Privacy interests don’t prevent debt collection. To sue over a debt, collectors generally must specify the nature of the bill. That could include claims for unpaid rent, credit card, landscaping or home improvement bills. As with medical collections, those cases generally include invoices as proof of the debt needing collection.

Some privacy protections are built into current rules, said Greg Sattizahn, state court administrator for the Unified Judicial System.

South Dakota requires parties to civil and small claims cases to mark identifying information such as Social Security numbers and bank account information for confidential filing, for example.

Medical billing records are not assumed to be confidential, however.

Even so, notions that the medical records ought to be shielded from public view are not new in South Dakota. The standardization of the practice of sealing records is, however.

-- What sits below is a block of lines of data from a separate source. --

int dc_ppo_loss_fwd_bwd_masked(const float *const logits[DC_NUM_HEADS], const int64_t ld_logits[DC_NUM_HEADS],
                               const uint8_t *const masks[DC_NUM_HEADS],
                               const uint8_t *const actions[DC_NUM_HEADS], const float *old_logp,
                               const float *adv_raw, const float *ret, const float *value, int64_t ld_value,
                               const float *old_value, const uint8_t *valid, int64_t N, const double *hparams,
                               float *const dlogits[DC_NUM_HEADS], const int64_t ld_dlogits[DC_NUM_HEADS],
                               float *dvalue, int64_t ld_dvalue, float *out, float *stats, int32_t *n_actions,
                               void *workspace, dc_stream_t stream);

int dc_ppo_loss_fwd_bwd_joint(const float *const logits[DC_NUM_HEADS], const int64_t ld_logits[DC_NUM_HEADS],
                              const uint8_t *const masks[DC_NUM_HEADS],
                              const uint8_t *const actions[DC_NUM_HEADS], const float *old_logp,
                              const float *adv_raw, const float *ret, const float *value, int64_t ld_value,
                              const float *old_value, const uint8_t *valid, int64_t N, const double *hparams,
                              float *const dlogits[DC_NUM_HEADS], const int64_t ld_dlogits[DC_NUM_HEADS],
                              float *dvalue, int64_t ld_dvalue, float *out, float *stats, int32_t *n_actions,
                              void *workspace, dc_stream_t stream);

#define DC_KL_ROW_FLOATS 65
int dc_selected_logp_rows(const float *const logits[DC_NUM_HEADS], const uint8_t *const masks[DC_NUM_HEADS],
                          const uint8_t *const actions[DC_NUM_HEADS], int64_t N, float *logp_out, float *logp_rows,
                          dc_stream_t stream);
int dc_ppo_loss_fwd_bwd_kl(const float *const logits[DC_NUM_HEADS], const int64_t ld_logits[DC_NUM_HEADS],
                           const uint8_t *const masks[DC_NUM_HEADS], const uint8_t *const actions[DC_NUM_HEADS],
                           const float *old_logp, const float *old_log_probs, const float *adv_raw, const float *ret,
                           const float *value, int64_t ld_value, const float *old_value, const uint8_t *valid, int64_t N,
                           const double *hparams, int joint, float *const dlogits[DC_NUM_HEADS],
                           const int64_t ld_dlogits[DC_NUM_HEADS], float *dvalue, int64_t ld_dvalue, float *out,
                           float *stats, float *kl_out, int32_t *n_actions, void *workspace, dc_stream_t stream);

#define DC_TEACHER_STATS_SLOTS 7
int dc_ppo_loss_fwd_bwd_teacher(const float *const logits[DC_NUM_HEADS], const int64_t ld_logits[DC_NUM_HEADS],
                                const uint8_t *const masks[DC_NUM_HEADS], const uint8_t *const actions[DC_NUM_HEADS],
                                const float *old_logp, const float *old_log_probs, const float *teacher_log_probs,
                                const float *adv_raw, const float *ret, const float *value, int64_t ld_value,
                                const float *old_value, const uint8_t *valid, int64_t N, const double *hparams,
                                const double *teacher_coef, int joint, float *const dlogits[DC_NUM_HEADS],
                                const int64_t ld_dlogits[DC_NUM_HEADS], float *dvalue, int64_t ld_dvalue, float *out,
                                float *stats, float *kl_out, float *teacher_stats, int32_t *n_actions, void *workspace,
                                dc_stream_t stream);
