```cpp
int build_sim(gp_sim* s) {
    int rc;
    if ((rc = make_bounds(s))) return rc;
    if ((rc = plan_kernels(s))) return rc;
    const KernelPlan& kp = s->kplan;
    if (s->mode == MODE_VIRTUAL) {
        s->slab.resize(s->world);
        for (int w = 0; w < s->world; ++w) s->slab[w].rank = w;
    } else {
        s->slab.resize(1);
        s->slab[0].rank = s->rank;
    }
    for (Slab& sl : s->slab) {
        sl.S.kernel = kp.kernel;
        sl.S.tile_wide = kp.wide;
        sl.S.col_xsegs = kp.col_xsegs;
        sl.S.tile_walk = kp.walk;
        sl.S.tile_wx = kp.wx;
        sl.S.tile_stage_cap = kp.stage_cap;
        sl.S.fuse_finalize = kp.fuse_finalize;
        sl.S.bplan = kp.bplan;
        sl.S.bface = sl.S.bscratch = nullptr;
        if (kp.kernel == KERNEL_BLOCK) {
            if ((rc = dev_alloc(s, &sl.S.bface, block_face_bytes(kp.bplan))) || (rc = dev_alloc(s, &sl.S.bscratch, BLOCK_SCRATCH_BYTES)))
                return rc;
            HIP_TRY(block_kernel_setup(kp.bplan));
        }
#ifdef GP_EXPERIMENTS
        sl.S.tile_no_full = kp.no_full;
#endif
        if ((rc = alloc_slab(s, sl, sl.rank))) return rc;
        sl.S.rregions = kp.rregions;
        if (sl.S.tile_walk == 3) {
            std::vector<uint32_t> list;
            if (!build_walk_list(sl.S.lo, sl.S.nloc, sl.S.G.g2, sl.S.tile_wx, (int)sl.S.rregions, list, sl.S.woff)) {
                set_err("internal: walk-3 tile list does not cover the slab");
                return GP_EINVAL;
            }
            if ((rc = dev_alloc_t(s, &sl.S.wtiles, list.size() + 1))) return rc;
            HIP_TRY(hipMemcpy(sl.S.wtiles, list.data(), sizeof(uint32_t) * list.size(), hipMemcpyHostToDevice));
        }
    }
    if (s->cfg.topology == GP_IMP3D && (rc = build_imp3d(s))) return rc;
    if ((s->cfg.topology == GP_IMP3D || s->cfg.topology == GP_FULL) && s->world > 1 && (rc = setup_exchange(s)))
        return rc;
    if ((rc = setup_halo(s))) return rc;
    if (s->world > 1) build_transfers(s);
    if (hipHostMalloc((void**)&s->host_ctl, sizeof(Ctl), hipHostMallocDefault) != hipSuccess) {
        set_err("hipHostMalloc failed");
        return GP_ENOMEM;
    }
    Ctl& init = *s->host_ctl;
    std::memset(&init, 0, sizeof init);
    init.active_total = 1;
    init.all_active = s->P <= 1 ? 1u : 0u;
    init.inj_target = -1;
    init.inj_pick = -1;
    for (Slab& sl : s->slab) {
        DevState& S = sl.S;
        HIP_TRY(hipMemcpyAsync(S.ctl, &init, sizeof(Ctl), hipMemcpyHostToDevice, s->stream));
        HIP_TRY(launch_init(S, s->grid, s->stream));
        if (S.topo == IMP3D)
            HIP_TRY(col_gossip_counts(S) ? launch_col_seed_init(S, s->stream) : launch_rbits_init(S, s->grid, s->stream));
        if (S.alg == GOSSIP && S.topo != FULL) HIP_TRY(launch_injector_init(S, s->grid, s->stream));
    }
    if ((rc = exchange(s, 0))) return rc;
    if ((rc = finalize(s, 0, 0))) return rc;
    hipError_t e = hipStreamSynchronize(s->stream);
    if (e != hipSuccess) {
        set_err("initialisation failed: %s", hipGetErrorString(e));
        return GP_EHIP;
    }
    if (s->timing) {
        s->ev.resize((size_t)2 * BATCH * round_launches(s));
        for (auto& x : s->ev) HIP_TRY(hipEventCreate(&x));
    }
    return GP_OK;
}

}

int create_common(const gp_config* cfg, int mode, int world, int rank, const uint8_t* uid, gp_sim** out) {
// ... 51 lines not shown
```

gossipprotocol_amd/csrc/gp_tile_host.hip:

```cpp
#include <algorithm>

#include "gp_internal.hpp"

namespace gp {

constexpr int SETUP_TPB = 256;

__global__ __launch_bounds__(SETUP_TPB) void k_rbits_init(const uint8_t* nb, uint64_t* rb, uint32_t lo, uint32_t nloc,
                                                          uint32_t nwords) {
    const uint32_t j00 = lo & ~63u;
    for (uint32_t jb = blockIdx.x * SETUP_TPB; jb < nwords * 64u; jb += gridDim.x * SETUP_TPB) {
        const uint32_t j = j00 + jb + threadIdx.x;
        const bool bit = j >= lo && j - lo < nloc && (nb[j] & DIR_MASK) == DIR_RANDOM;
        const unsigned long long bits = __ballot(bit);
        if ((threadIdx.x & 63) == 0) rb[(j >> 6) - (lo >> 6)] = bits;
    }
}

uint32_t rbits_words_for(uint32_t lo, uint32_t nloc) { return tiles_for(lo, nloc) * (TILE / 64) + 16u; }

RoundArgs make_round_args(const DevState& S, uint32_t round) {
    const int cur = round & 1;
    RoundArgs a;
    a.swc = S.sw[cur] ? S.sw[cur] - S.base : nullptr;
    a.swn = S.sw[cur ^ 1] ? S.sw[cur ^ 1] - S.base : nullptr;
    a.nbc = S.nb[cur] ? S.nb[cur] - S.base : nullptr;
    a.nbn = S.nb[cur ^ 1] ? S.nb[cur ^ 1] - S.base : nullptr;
    a.rbc = S.rbits[cur];
    a.rbn = S.rbits[cur ^ 1];
    a.in_off = S.in_off ? S.in_off - S.lo : nullptr;
    a.in_src = S.in_src;
    a.in_srcd = S.in_srcd;
    a.ind4 = S.ind4 ? S.ind4 - (S.lo / TILE) * (TILE / 2) : nullptr;
    a.rtag = S.rtag;
    a.rmsg = S.rmsg;
    a.rk = S.rk;
    a.xhdr = S.xhdr[round & 1];
    a.xvals = S.xvals[round & 1];
    a.xnv = S.xnv;
    a.c = S.c ? S.c - S.lo : nullptr;
    a.lo = S.lo;
    a.nloc = S.nloc;
    a.ext_lo = S.ext_lo;
    a.ext_hi = S.ext_hi;
    a.ctl = S.ctl;
    a.G = S.G;
    a.k0 = S.k0;
    a.k1 = S.k1;
    a.seed_node = S.seed_node;
    a.ntiles = tiles_for(S.lo, S.nloc);
    a.walk = S.tile_walk;
    a.stage_cap = S.tile_stage_cap;
#ifdef GP_EXPERIMENTS
    a.no_full = S.tile_no_full;
#endif
    a.wx = S.tile_wx;
    a.fuse = S.fuse_finalize;
    a.wt = S.wtiles;
    for (int c = 0; c <= 8; ++c) a.wo[c] = S.woff[0][c];
    a.tq = S.tq + (round & 1) * 8 * TQ_STRIDE;
    a.tq_next = S.tq + ((round + 1) & 1) * 8 * TQ_STRIDE;
    return a;
}

hipError_t launch_round_tile(const DevState& S, uint32_t round, int grid, hipStream_t st) {
    if (S.rregions > 1) return hipErrorInvalidValue;
    const RoundArgs a = make_round_args(S, round);
    if (S.alg == PUSHSUM)
        return S.tile_wide ? wide::launch_ps_tile(S, a, round, grid, st) : launch_ps_tile(S, a, round, grid, st);
    if (S.tile_wide) return hipErrorInvalidValue;
    return launch_gossip_tile(S, a, round, grid, st);
}

__global__ __launch_bounds__(SETUP_TPB) void k_pack_src_deg(const uint32_t* src, uint32_t* out, uint32_t n, Geom G) {
    for (uint32_t e = blockIdx.x * SETUP_TPB + threadIdx.x; e < n; e += gridDim.x * SETUP_TPB) {
        const uint32_t i = src[e];
        const uint32_t deg = popc6(present_mask<IMP3D>(i, G)) + 1u;
        out[e] = i | ((deg - 4u) << 30);
    }
}

hipError_t launch_pack_src_deg(const uint32_t* src, uint32_t* out, uint32_t n, const Geom& G, int grid,
                               hipStream_t st) {
    hipLaunchKernelGGL(k_pack_src_deg, dim3(grid), dim3(SETUP_TPB), 0, st, src, out, n, G);
    return hipGetLastError();
}

__global__ __launch_bounds__(SETUP_TPB) void k_pack_ind4(const uint32_t* __restrict__ in_off, uint32_t lo, uint32_t nloc,
                                                         uint32_t j00, uint8_t* __restrict__ out, uint32_t nbytes,
                                                         uint32_t wide_at) {
    for (uint32_t b = blockIdx.x * SETUP_TPB + threadIdx.x; b < nbytes; b += gridDim.x * SETUP_TPB) {
        uint32_t v = 0;
#pragma unroll
        for (uint32_t h = 0; h < 2; ++h) {
            const uint32_t j = j00 + 2 * b + h;
            if (j - lo < nloc) {
                const uint32_t d = in_off[j + 1] - in_off[j];
                v |= (d >= wide_at ? 15u : d) << (4 * h);
            }
        }
        out[b] = (uint8_t)v;
    }
}

uint32_t ind4_bytes_for(uint32_t lo, uint32_t nloc) { return tiles_for(lo, nloc) * (TILE / 2) + 16u; }

hipError_t launch_pack_ind4(const DevState& S, uint32_t wide_at, int grid, hipStream_t st) {
// ... 14 lines not shown
```

Measured before the change: 84.04 billion node-updates/s.

## Shadow per-node random slot selection under neighbor load latency in push-sum tile

Adds a SHADOW variant of the push-sum tile body that computes each node's philox-based random target direction while its neighbor loads are in flight, instead of in a separate batched pass after the loop. It also computes the next node's gather decision one step ahead (software pipelining) and packs the finished direction directly into pend. Separately, the z-halo and ind4 DMA staging are reissued with block-wide thread indexing, and ind4 uses a single 16-byte LDS load per thread. The aim is to hide RNG ALU and decision work behind memory latency, at the cost of more live registers and scheduling barriers. Shadow mode is the default and can be disabled through an experiment flag.

Measured after the change: 85.67 billion node-updates/s (median of 6 runs). 1.02x the previous value.

```diff
diff --git a/gossipprotocol_amd/csrc/gp_host.hpp b/gossipprotocol_amd/csrc/gp_host.hpp
--- a/gossipprotocol_amd/csrc/gp_host.hpp
+++ b/gossipprotocol_amd/csrc/gp_host.hpp
@@ -63,6 +63,7 @@
     std::optional<uint32_t> xcap;
     std::optional<bool> no_pack;
     std::optional<uint32_t> ind4_wide;
+    std::optional<bool> slot_shadow;
     std::optional<bool> force_rccl;
     bool check_close = false;
 };
diff --git a/gossipprotocol_amd/csrc/gp_internal.hpp b/gossipprotocol_amd/csrc/gp_internal.hpp
--- a/gossipprotocol_amd/csrc/gp_internal.hpp
+++ b/gossipprotocol_amd/csrc/gp_internal.hpp
@@ -173,6 +173,7 @@
     uint32_t tile_stage_cap;
 #ifdef GP_EXPERIMENTS
     uint32_t tile_no_full;
+    uint32_t tile_slot_shadow;
 #endif
     uint32_t fuse_finalize;
     BlockPlan bplan;
@@ -218,6 +219,7 @@
     uint32_t stage_cap;
 #ifdef GP_EXPERIMENTS
     uint32_t no_full;
+    uint32_t slot_shadow;
 #endif
     uint32_t fuse;
     const uint32_t* wt;
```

In the 1st Judicial Circuit, which handles 14 counties in southeastern South Dakota, some clerks in some counties had taken it upon themselves to redact certain information, said circuit administrator Kim Allison.

“I’d like to have all my counties doing things the same way, but it doesn’t always happen,” Allison said.

At first, when AAA began moving to file cases confidentially, the agency simply stopped filing the itemized billing sheets, Allison said, but that practice didn’t give the judge or debtor enough information to determine the validity of the debt.

“The party being filed against has a right to know what the claim consists of,” Allison said.

Now, in the 1st and 2nd circuits, the agency identifies which documents need to be sealed at the time of filing the claim.

Medical claims make up a huge portion of civil and small claims caseloads.

In the 2nd Circuit, small-claims cases involving debts of $12,000 or less are scheduled for default hearings in batches. The cases are heard on Wednesdays. About 90 percent of the cases end up paid before the hearing or default when the debtor fails to show up, Thoennes said.

The lion’s share of the Wednesday cases involve medical debt. On May 21, for example, there were 80 small-claims cases that weren’t settled by the hearing date. Of those cases, 76 of those were medical collections, including dental bills.

In the 1st Circuit, Allison estimates that medical collections account for about 75 percent of small-claims cases.

The 2nd Circuit’s other major medical provider, Avera, uses the collections agency Accounts Management Inc. when bills become delinquent.

That agency has not begun to ask for confidential filings but soon might begin to do so, said Avera spokeswoman Lindsey Meyers.

“We have been working with the court, even before the discussion about electronic filing, to come to a better process for filing for collection and payment,” Meyers said.

Electronic filing isn’t an immediate concern for small claims. All civil cases in circuit court will be filed electronically by the end of this year, Sattizahn said, but small claims will go online at the discretion of each circuit’s presiding judge.

“There’s really no target date for small claims,” Sattizahn said.

Online records will be easier to access, but a search by name alone won’t give the public access. Those searching records online need a specific case number, which generally would require a $20 background search on either the plaintiff or defendant.

That’s one reason why Allison doubts that individual debtors should worry about their personal information being widely available.

“Realistically, no one is going to look at small claims except the parties,” Allison said.